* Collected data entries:

struct FzProbe {
    unsigned long long hv, n0, n1;
    uint32_t h;
    uint2 slot;
};
__device__ __forceinline__ FzProbe fz_probe_begin(const FusedArgs& a, const unsigned char* name, uint32_t rn) {
    FzProbe p;
    p.n0 = p.n1 = 0ull;
    if (rn <= 15u) {
        const unsigned long long lo = fz_low_bytes(fz_load64(name), rn), hi = rn > 8u ? fz_low_bytes(fz_load64(name + 8), rn - 8u) : 0ull;
        p.n0 = lo;
        p.n1 = hi | ((unsigned long long)rn << 56);
        unsigned long long h = 0xcbf29ce484222325ull ^ ((unsigned long long)rn * 0x9E3779B97F4A7C15ull), v = lo;
        if (rn >= 8u) {
            h = (h ^ lo) * 0x100000001b3ull;
            h ^= h >> 29;
            v = hi;
        }
        h = (h ^ v) * 0x100000001b3ull;
        h ^= h >> 32;
        h *= 0x9E3779B97F4A7C15ull;
        p.hv = h ^ (h >> 29);
    } else {
        p.hv = fz_hash(name, rn);
    }
    p.h = (uint32_t)p.hv & a.dict_mask;
    p.slot = reinterpret_cast<const uint2*>(a.dict8)[p.h];
    return p;
}
__device__ __forceinline__ int32_t fz_probe_end(const FusedArgs& a, FzProbe p, const unsigned char* name, uint32_t rn, uint32_t abs_off) {
    for (;;) {
        const int32_t id = (int32_t)p.slot.y;
        if (id < 0) break;
        if (p.slot.x == (uint32_t)(p.hv >> 32)) {
            const uint4 nm = a.names16[id];
            const unsigned long long s0 = ((unsigned long long)nm.y << 32) | nm.x, s1 = ((unsigned long long)nm.w << 32) | nm.z;
            if (rn <= 15u) {
                if (s0 == p.n0 && s1 == p.n1) return id;
            } else if ((nm.w >> 24) == 0xFFu) {
                const unsigned char* full = a.arena + nm.x;
                if (fz_load32(full) == rn && fz_same(name, full + 4, rn)) return id;
            }
        }
        p.h = (p.h + 1u) & a.dict_mask;
        p.slot = reinterpret_cast<const uint2*>(a.dict8)[p.h];
    }
    const uint32_t at = atomicAdd(&a.state->n_unknown, 1u);
    if (at < a.unknown_cap)
        a.unknown[at] = make_uint2(abs_off, rn);
    else
        atomicOr(&a.state->flags, kDtokUnknownFull);
    return kLineUnknown;
}

__device__ bool fz_starts_run_slow(const unsigned char* __restrict__ text, uint32_t at, const unsigned char* q, uint32_t qn) {
    uint32_t pos = at;
    while (pos > 0u) {
        const uint32_t e = pos - 1u;
        uint32_t s = e;
        while (s > 0u && text[s - 1u] != '\n') --s;
        uint32_t tab[3], nt = 0;
        for (uint32_t p = s; p < e && nt < 3u; ++p)
            if (text[p] == '\t') tab[nt++] = p;
        if (nt == 3u && !(tab[2] - tab[1] == 2u && text[tab[1] + 1u] == '*')) {
            if (tab[0] - s != qn) return true;
            for (uint32_t k = 0; k < qn; ++k)
                if (text[s + k] != q[k]) return true;
            return false;
        }
        pos = s;
    }
    return true;
}

constexpr uint32_t kFiSubj = (1u << 23) - 1u;
constexpr uint32_t kFiMateShift = 24;
constexpr uint32_t kFiMapped = 1u << 26;
constexpr uint32_t kFiStart = 1u << 27;
constexpr uint32_t kFiUndecided = 1u << 28;
constexpr uint32_t kFiExcl = 1u << 29;
constexpr uint32_t kFiDropped = 1u << 30;
constexpr uint32_t kFiRead = kFiMapped | (3u << kFiMateShift);
constexpr uint32_t kFiKey = kFiRead | kFiSubj;
constexpr uint32_t kFzPad = 8;
constexpr uint32_t kFzEdgeMeta = 4;

__device__ __forceinline__ uint32_t fz_octet(uint32_t z_lo, uint32_t z_hi) { return (((z_lo >> 7) | (z_hi >> 3)) * 0x00204081u >> 21) & 255u; }

__device__ __forceinline__ uint32_t fz_newlines16(uint4 v) {
    return fz_octet(fz_marks32(v.x, 0x0A0A0A0Au), fz_marks32(v.y, 0x0A0A0A0Au)) | (fz_octet(fz_marks32(v.z, 0x0A0A0A0Au), fz_marks32(v.w, 0x0A0A0A0Au)) << 8);
}

__device__ __forceinline__ uint32_t fz_tabs32(const unsigned char* p, unsigned long long* q0 = nullptr, unsigned long long* q1 = nullptr) {
    unsigned long long w[4];
#pragma unroll
    for (uint32_t i = 0; i < 4; ++i) w[i] = fz_load64(p + 8u * i);
    uint32_t m = 0;
#pragma unroll
    for (uint32_t i = 0; i < 4; ++i)
        m |= fz_octet(fz_marks32((uint32_t)w[i], 0x09090909u), fz_marks32((uint32_t)(w[i] >> 32), 0x09090909u)) << (8u * i);
    if (q0) {
        *q0 = w[0];
        *q1 = w[1];
    }
    return m;
}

* Exercise description:
Look through the data and show every line containing "state".

* Result of this task:
    const uint32_t at = atomicAdd(&a.state->n_unknown, 1u);
        atomicOr(&a.state->flags, kDtokUnknownFull);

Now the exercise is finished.